Marido viajando por três semanas. Casa super silenciosa com uma filha na escola e a outra no Brasil, mãe entretida em seus quebra-cabeças. Almoço estrategicamente pronto, desde ontem. Um ar de satisfação ronda o ambiente. É verdade que não está necessariamente nos planos sair por aí a procura de uma balada; a casa nunca me pareceu palco pra tantas aventuras. A vontade de transgredir passa pela ousadia de gostar de estar sozinha e poder tomar decisões sem ter que esperar pelos outros.
Comecei meus 21 dias de solidão atirando tintas sobre uma tela enorme que comprei por uma pechincha. Já tinha feito inúmeras tentativas de terminar a obra, mas não estava satisfeita. Foi quando pretensiosamente me lembrei de Picasso e da idéia de que um quadro nunca está terminado, nós é que desistimos dele. Pois bem, desisti feliz da vida e corri pra pendurar o mesmo na sala de jantar, a fim de garantir mais luz e cor ao ambiente.
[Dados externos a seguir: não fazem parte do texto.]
template <class Store>
__device__ __forceinline__ bool pair_prep(const SearchConst &sc, const SeqBases &sb, const ExtOpts &o, const HitCtx &c, int flag,
                                          const Store &S, int gl, int gbase, DirState &d, PairStep &p, GapProf &prof) {
  constexpr int G = 8;
  using R = typename Store::R;
  static_assert(Store::kCapD <= 32, "a 32-bit mask of cells per anti-diagonal");
  constexpr int kChunks = (Store::kCapD + G - 1) / G;
  const int delta = o.delta, drop = o.drop_w_gap, min_helix = o.min_helix;
  const bool mid = d.resume_i0 != 0;
  if (!mid) {
    if (d.length >= S.cap_d()) {
      d.overflow = true;
      return true;
    }
    d.length++;
  }
  const int LA = d.length;
  const bool openA = LA < d.tq0 || LA < d.td0;
  const int curA = LA - 3 * ((LA * 171) >> 9), d2A = curA == 2 ? 0 : curA + 1;
  if (!mid) {
    if (LA > d.staged) stage_acc_regs<G, true>(sb, c, flag, delta, S, gl, gbase, d, LA);
    GP_MARK(1);
    GP_COUNT(10);
    uint64_t *row = reinterpret_cast<uint64_t *>(&S.ptab(curA, 0));
    for (int t = gl; t < S.ptab_len() / 8; t += G) row[t] = 0;
    group_sync<true>();
    if (LA - 2 > drop) {
      while (d.lo < d.nrec) {
        const auto v = S.info(d.lo);
        if (LA - R::i(v) - R::j(v) - 2 > drop) d.lo++;
        else break;
      }
    }
  }
  GP_MARK(2);
  const int dstartA = mid ? d.resume_dstart : d.nrec, loA = d.lo;
  const int i_firstA = LA - d.td0 + 1 > 1 ? LA - d.td0 + 1 : 1;
  const int i_loA = mid ? d.resume_i0 : i_firstA;
  const int i_hiA = (LA < d.tq0 ? LA : d.tq0) - 1;
  d.resume_i0 = 0;

  auto helix_ok = [&](unsigned x0, unsigned x1, unsigned x2, int pt, int i, int j) -> bool {
    const unsigned p0 = (sc.pair_mask >> x0) & 1, w0 = (sc.wobble_mask >> x0) & 1;
    unsigned ahead = 1;
    if (min_helix >= 2) ahead = ((sc.pair_mask >> x1) & 1) & ~(w0 & (sc.wobble_mask >> x1));
    if (min_helix >= 3) ahead &= sc.pair_mask >> x2;
    for (int x = 3; x <= min_helix - 1; x++) ahead &= sc.pair_mask >> ((unsigned)S.qb(i + x) * 5 + S.db(j + x));
    const unsigned need = (unsigned)(pt == 0) | (w0 & (unsigned)wobble(pt));
    return (p0 & (ahead | ~need) & 1) != 0;
  };

  const int LB = LA + 1, d2B = curA == 0 ? 2 : curA - 1;
  const bool try_pair = !mid && openA && LA - (d.min_ci + d.min_cj) < drop && LA < S.cap_d() && LB <= d.staged;
  uint32_t cellsA = 0, cellsB = 0;
  int loB = loA;
  bool paired = false;
  if (try_pair) {
    if (LB - 2 > drop) {
      while (loB < dstartA) {
        const auto v = S.info(loB);
        if (LB - R::i(v) - R::j(v) - 2 > drop) loB++;
        else break;
      }
    }
    const int i_loB = LB - d.td0 + 1 > 1 ? LB - d.td0 + 1 : 1, i_hiB = (LB < d.tq0 ? LB : d.tq0) - 1;
#pragma unroll
    for (int ch = 0; ch < kChunks; ch++) {
      const int i0 = i_loA + ch * G;
      if (i0 <= i_hiB) {
        const int i = i0 + gl, j = LA - i, jc = j < 0 ? 0 : j;
        const unsigned q0 = (unsigned)S.qb(i) * 5, q1 = (unsigned)S.qb(i + 1) * 5, q2 = (unsigned)S.qb(i + 2) * 5;
        const unsigned d0 = S.db(jc), d1 = S.db(jc + 1), d2b = S.db(jc + 2), d3 = S.db(jc + 3);
        const bool okA = i <= i_hiA && helix_ok(q0 + d0, q1 + d1, q2 + d2b, S.ptab(d2A, i - 1), i, j);
        const bool okB = i >= i_loB && i <= i_hiB && helix_ok(q0 + d1, q1 + d2b, q2 + d3, S.ptab(d2B, i - 1), i, j + 1);
        cellsA |= (uint32_t)((__ballot(okA) >> gbase) & 0xFF) << (8 * ch);
        cellsB |= (uint32_t)((__ballot(okB) >> gbase) & 0xFF) << (8 * ch);
        GP_COUNT(11);
      }
    }
    if (d.nrec + __popc(cellsA) + __popc(cellsB) <= S.cap_r()) {
      paired = true;
      uint64_t *row = reinterpret_cast<uint64_t *>(&S.ptab(d2A, 0));
      for (int t = gl; t < S.ptab_len() / 8; t += G) row[t] = 0;
      group_sync<true>();
      GP_COUNT(10);
    } else {
      cellsB = 0;
    }
  } else {
#pragma unroll
    for (int ch = 0; ch < kChunks; ch++) {
      const int i0 = i_loA + ch * G;
      if (i0 <= i_hiA) {
        const int i = i0 + gl, j = LA - i, jc = j < 0 ? 0 : j;
        const unsigned x0 = (unsigned)S.qb(i) * 5 + S.db(jc), x1 = (unsigned)S.qb(i + 1) * 5 + S.db(jc + 1),
                       x2 = (unsigned)S.qb(i + 2) * 5 + S.db(jc + 2);
        const bool okA = i <= i_hiA && helix_ok(x0, x1, x2, S.ptab(d2A, i - 1), i, j);
        cellsA |= (uint32_t)((__ballot(okA) >> gbase) & 0xFF) << (8 * ch);
        GP_COUNT(11);
      }
    }
  }
  const int nA = __popc(cellsA);
  int typeA0 = 0;
  if (paired && nA != 0) {
    const int iA0 = i_loA + __builtin_ctz(cellsA);
    typeA0 = rtype_of(pair_type(sc, S, flag, iA0, LA - iA0));
  }
#ifdef PRB_GAP_PROFILE
  prof.cells_now = nA + __popc(cellsB);
#endif
  const int room = S.cap_r() - d.nrec;
  if (nA > room) {
    const int keep = room > 0 ? room : 0, b = nth_bit(cellsA, keep);
    cellsA &= (1u << b) - 1;
    d.overflow = true;
    if (Store::kResumable) {
      d.resume_i0 = i_loA + b;
      d.resume_dstart = dstartA;
    }
  }
  p.cellsA = cellsA;
  p.cellsB = cellsB;
  p.LA = LA;
  p.loA = loA;
  p.loB = loB;
  p.dstartA = dstartA;
  p.i_loA = i_loA;
  p.curA = curA;
  p.typeA0 = typeA0;
  p.nrec = d.nrec;
  p.paired = paired;
  GP_MARK(3);
  return false;
}
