# raahii/dcvgan

Measured on AMD Instinct MI355X. Metric: videos/sec per G+D step, 16x64x64 RGB+depth, higher is better.
Workload: dtype f32

## Files before the change

dcvgan_amd/csrc/conv_mfma.hip:

```cpp
#include "dcv_common.h"

#include <algorithm>
#include <cstdlib>
#include <map>
#include <mutex>
#include <string>
#include <type_traits>
#include <vector>

namespace dcv {

thread_local char g_err[512] = {0};
std::atomic<uint64_t> g_launches{0};
thread_local char g_last_kernel[160] = {0};
#define DCV_NOTE_KERNEL(...) snprintf(g_last_kernel, sizeof(g_last_kernel), __VA_ARGS__)

typedef float f32x16 __attribute__((ext_vector_type(16)));
typedef __bf16 bf16x8 __attribute__((ext_vector_type(8)));

std::atomic<int> g_precision{0};
struct BnView {
    const float* bx; const float* gamma; const float* beta; const float* mean; const float* invstd;
    int64_t bx_sn;
    int32_t bx_sc, bx_sh, cbn, act;
    float slope;
};

__device__ __forceinline__ bf16x8 pack_bf16x8(const float (&t)[8]) {
    typedef float f32x2_ __attribute__((ext_vector_type(2)));
    typedef __bf16 bf16x2_ __attribute__((ext_vector_type(2)));
    typedef uint32_t u32x4_ __attribute__((ext_vector_type(4)));
    u32x4_ w;
#pragma unroll
    for (int q = 0; q < 4; ++q) {
        const f32x2_ f = {t[2 * q], t[2 * q + 1]};
        w[q] = __builtin_bit_cast(uint32_t, __builtin_convertvector(f, bf16x2_));
    }
    return __builtin_bit_cast(bf16x8, w);
}

__device__ __forceinline__ void split3_bf16x8(const float (&t)[8], bf16x8 (&o)[3]) {
    typedef float f32x2_ __attribute__((ext_vector_type(2)));
    typedef __bf16 bf16x2_ __attribute__((ext_vector_type(2)));
    typedef uint32_t u32x4_ __attribute__((ext_vector_type(4)));
    u32x4_ h, m, l;
#pragma unroll
    for (int q = 0; q < 4; ++q) {
        const f32x2_ f = {t[2 * q], t[2 * q + 1]};
        const uint32_t hw = __builtin_bit_cast(uint32_t, __builtin_convertvector(f, bf16x2_));
        const f32x2_ r = {f[0] - __builtin_bit_cast(float, hw << 16), f[1] - __builtin_bit_cast(float, hw & 0xffff0000u)};
        const uint32_t mw = __builtin_bit_cast(uint32_t, __builtin_convertvector(r, bf16x2_));
        const f32x2_ r2 = {r[0] - __builtin_bit_cast(float, mw << 16), r[1] - __builtin_bit_cast(float, mw & 0xffff0000u)};
        h[q] = hw; m[q] = mw; l[q] = __builtin_bit_cast(uint32_t, __builtin_convertvector(r2, bf16x2_));
    }
    o[0] = __builtin_bit_cast(bf16x8, h); o[1] = __builtin_bit_cast(bf16x8, m); o[2] = __builtin_bit_cast(bf16x8, l);
}
#ifdef DCV_X6_NO_PHASES
#define X6_PHASE(IT) false
#else
#define X6_PHASE(IT) ((((IT) >> 3) & 1) != 0)
#endif
#define DCV_MFMA_X6(ACC, A3, B3)                                                              \
    {                                                                                         \
        ACC = __builtin_amdgcn_mfma_f32_32x32x16_bf16((A3)[2], (B3)[0], ACC, 0, 0, 0);        \
        ACC = __builtin_amdgcn_mfma_f32_32x32x16_bf16((A3)[0], (B3)[2], ACC, 0, 0, 0);        \
        ACC = __builtin_amdgcn_mfma_f32_32x32x16_bf16((A3)[1], (B3)[1], ACC, 0, 0, 0);        \
        ACC = __builtin_amdgcn_mfma_f32_32x32x16_bf16((A3)[1], (B3)[0], ACC, 0, 0, 0);        \
        ACC = __builtin_amdgcn_mfma_f32_32x32x16_bf16((A3)[0], (B3)[1], ACC, 0, 0, 0);        \
        ACC = __builtin_amdgcn_mfma_f32_32x32x16_bf16((A3)[0], (B3)[0], ACC, 0, 0, 0);        \
    }

#ifdef DCV_STAMP
__device__ unsigned long long g_stamp[4096][4][6];
#define STAMP(var) unsigned long long var = clock64(); __builtin_amdgcn_sched_barrier(0)
#else
#define STAMP(var) __builtin_amdgcn_sched_barrier(0)
#endif

struct KEntry {
    int32_t x_off;
    uint32_t tapsel;
    int32_t w_off;
    int32_t pad;
};

struct DimTaps {
    int32_t n;
    int32_t mul, base;
    int32_t size;
    int32_t delta[8];
};

struct GatherArgs {
    const float* x;
    float* y;
    const float* wp;
    const int32_t* koff;
    const uint32_t* ksel;
    int32_t M, OC, OCp, KIT;
    FastDiv div_sp, div_hw, div_w;
    int32_t OD, OH, OW, pad0;
    DimTaps td, th, tw;
    int64_t x_sn;
    int32_t x_sd, x_sh, x_sw, x_back;
    int64_t y_sn, y_sc, y_sd, y_sh, y_sw, y_off;
    int32_t act, accumulate;
    float slope, pad2;
    float* slab;
    int32_t kper, Mp;
    int32_t structured, s_log2p, s_stepA, s_stepD;
    int32_t s_local[16];
    uint32_t s_sel[16];
    int32_t patch, p_G, p_log2nh, p_log2tr;
    int32_t p_log2ow, p_iwp, p_ihmin, p_iwmin4;
    int32_t p_dw1, p_sc4, slab_mp, p_pad2;
    FastDiv p_gpr;
    float* stat;
    int32_t stat_ntm, stat_cls;
    const float* gate;
    float gate_slope;
    int32_t rag_m0;
};

struct GatherArgsPack {
    GatherArgs c[4];
};

__device__ __forceinline__ float apply_act(float v, int act, float slope) {
    if (act == DCV_ACT_LEAKY) return v > 0.f ? v : v * slope;
    if (act == DCV_ACT_TANH) return tanhf(v);
    return v;
}

__device__ __forceinline__ uint32_t dim_mask(const DimTaps t, int o, int shift) {
    uint32_t m = 0;
    const int p0 = o * t.mul + t.base;
#pragma unroll
    for (int u = 0; u < 8; ++u) {
        const int p = p0 + t.delta[u];
        m |= ((unsigned)p < (unsigned)t.size && u < t.n) ? (1u << (shift + u)) : 0u;
    }
    return m;
}


template <int TOC, int TM, int ACT, bool GENERIC>
__device__ __forceinline__ void store_tiles(const f32x16 (&acc)[TOC][TM], const __amdgpu_buffer_rsrc_t yrs, const uint32_t (&voff)[TM],
                                            const int ocw, const int lhi, const int OC, const uint32_t y_sc4, const int act, const float slope,
                                            const bool accumulate, const __amdgpu_buffer_rsrc_t grs, const bool gated, const float gslope) {
#pragma unroll
    for (int j = 0; j < TM; ++j)
#pragma unroll
        for (int i = 0; i < TOC; ++i)
#pragma unroll
            for (int r = 0; r < 16; ++r) {
                const int ocr = i * 32 + (r & 3) + 8 * (r >> 2);
                const uint32_t soff = (uint32_t)(ocw + ocr) * y_sc4;
                float v = acc[i][j][r];
                uint32_t vo = voff[j];
                if constexpr (GENERIC) {
                    if (ocw + ocr + 4 * lhi >= OC) vo = 0x80000000u;
                    if (accumulate) v += __builtin_bit_cast(float, __builtin_amdgcn_raw_buffer_load_b32(yrs, vo, soff, 0));
                    if (gated) v *= __builtin_bit_cast(float, __builtin_amdgcn_raw_buffer_load_b32(grs, vo, soff, 0)) > 0.f ? 1.f : gslope;
                    v = apply_act(v, act, slope);
                } else {
                    if constexpr (ACT == DCV_ACT_LEAKY) v = v > 0.f ? v : v * slope;
                    if constexpr (ACT == DCV_ACT_TANH) v = tanhf(v);
                }
                __builtin_amdgcn_raw_buffer_store_b32(__builtin_bit_cast(uint32_t, v), yrs, vo, soff, 0);
            }
}

__device__ __forceinline__ uint32_t out_voffset(const GatherArgs& a, int m, uint32_t n0, int lhi, uint32_t y_sc4) {
    if (m >= a.M) return 0x80000000u;
    const uint32_t n = fdiv((uint32_t)m, a.div_sp);
    uint32_t r0 = (uint32_t)m - n * a.div_sp.div;
    const uint32_t od = fdiv(r0, a.div_hw);
    r0 -= od * a.div_hw.div;
    const uint32_t oh = fdiv(r0, a.div_w);
    const uint32_t ow = r0 - oh * a.div_w.div;
    return 4u * (uint32_t)((int)(n - n0) * (int)a.y_sn + (int)od * (int)a.y_sd + (int)oh * (int)a.y_sh + (int)ow * (int)a.y_sw) + (uint32_t)(4 * lhi) * y_sc4;
}

template <int TOC, int TM>
__device__ __forceinline__ void gather_epilogue(const GatherArgs& a, const f32x16 (&acc)[TOC][TM], int m0, int mcol0, int l31, int lhi, int ocw, uint32_t n0) {
    const int OC = a.OC, OCp = a.OCp, act = a.act;
    const bool accumulate = a.accumulate != 0;
    const float slope = a.slope;
    const uint32_t y_sc4 = (uint32_t)a.y_sc * 4u;
    const __amdgpu_buffer_rsrc_t yrs = __builtin_amdgcn_make_buffer_rsrc(a.y + a.y_off + (int64_t)n0 * a.y_sn, 0, a.p_pad2 == 0x5701 ? 0u : 0x80000000u, 0x00020000);
    uint32_t voff[TM];
#pragma unroll
    for (int j = 0; j < TM; ++j) voff[j] = out_voffset(a, m0 + mcol0 + j * 32 + l31, n0, lhi, y_sc4);
    const bool gated = a.gate != nullptr;
    const __amdgpu_buffer_rsrc_t grs = __builtin_amdgcn_make_buffer_rsrc(const_cast<float*>(gated ? a.gate : a.y) + a.y_off + (int64_t)n0 * a.y_sn, 0, 0x80000000u, 0x00020000);
    if (OC == OCp && !accumulate && !gated) {
        if (act == DCV_ACT_NONE) store_tiles<TOC, TM, DCV_ACT_NONE, false>(acc, yrs, voff, ocw, lhi, OC, y_sc4, act, slope, false, grs, false, 0.f);
        else if (act == DCV_ACT_LEAKY) store_tiles<TOC, TM, DCV_ACT_LEAKY, false>(acc, yrs, voff, ocw, lhi, OC, y_sc4, act, slope, false, grs, false, 0.f);
        else store_tiles<TOC, TM, DCV_ACT_TANH, false>(acc, yrs, voff, ocw, lhi, OC, y_sc4, act, slope, false, grs, false, 0.f);
    } else {
        store_tiles<TOC, TM, 0, true>(acc, yrs, voff, ocw, lhi, OC, y_sc4, act, slope, accumulate, grs, gated, a.gate_slope);
    }
}
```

Dei dois passos para trás e gostei do que vi, mesmo certa de que o marido vai reclamar por eu não ter esperado por ele para fazer o furo na parede da maneira correta, talvez antes mesmo de elogiar a pintura... mas é o preço que se paga quando se tem desejo de felicidade imediata. Maridos nunca cumprem as tarefas domésticas no tempo regulamentar. Rápido como quem rouba, o fiz, e , melhor, fiquei igualmente orgulhosa de mim mesma, pela pintura e pelo furo. Este último, quase perfeito.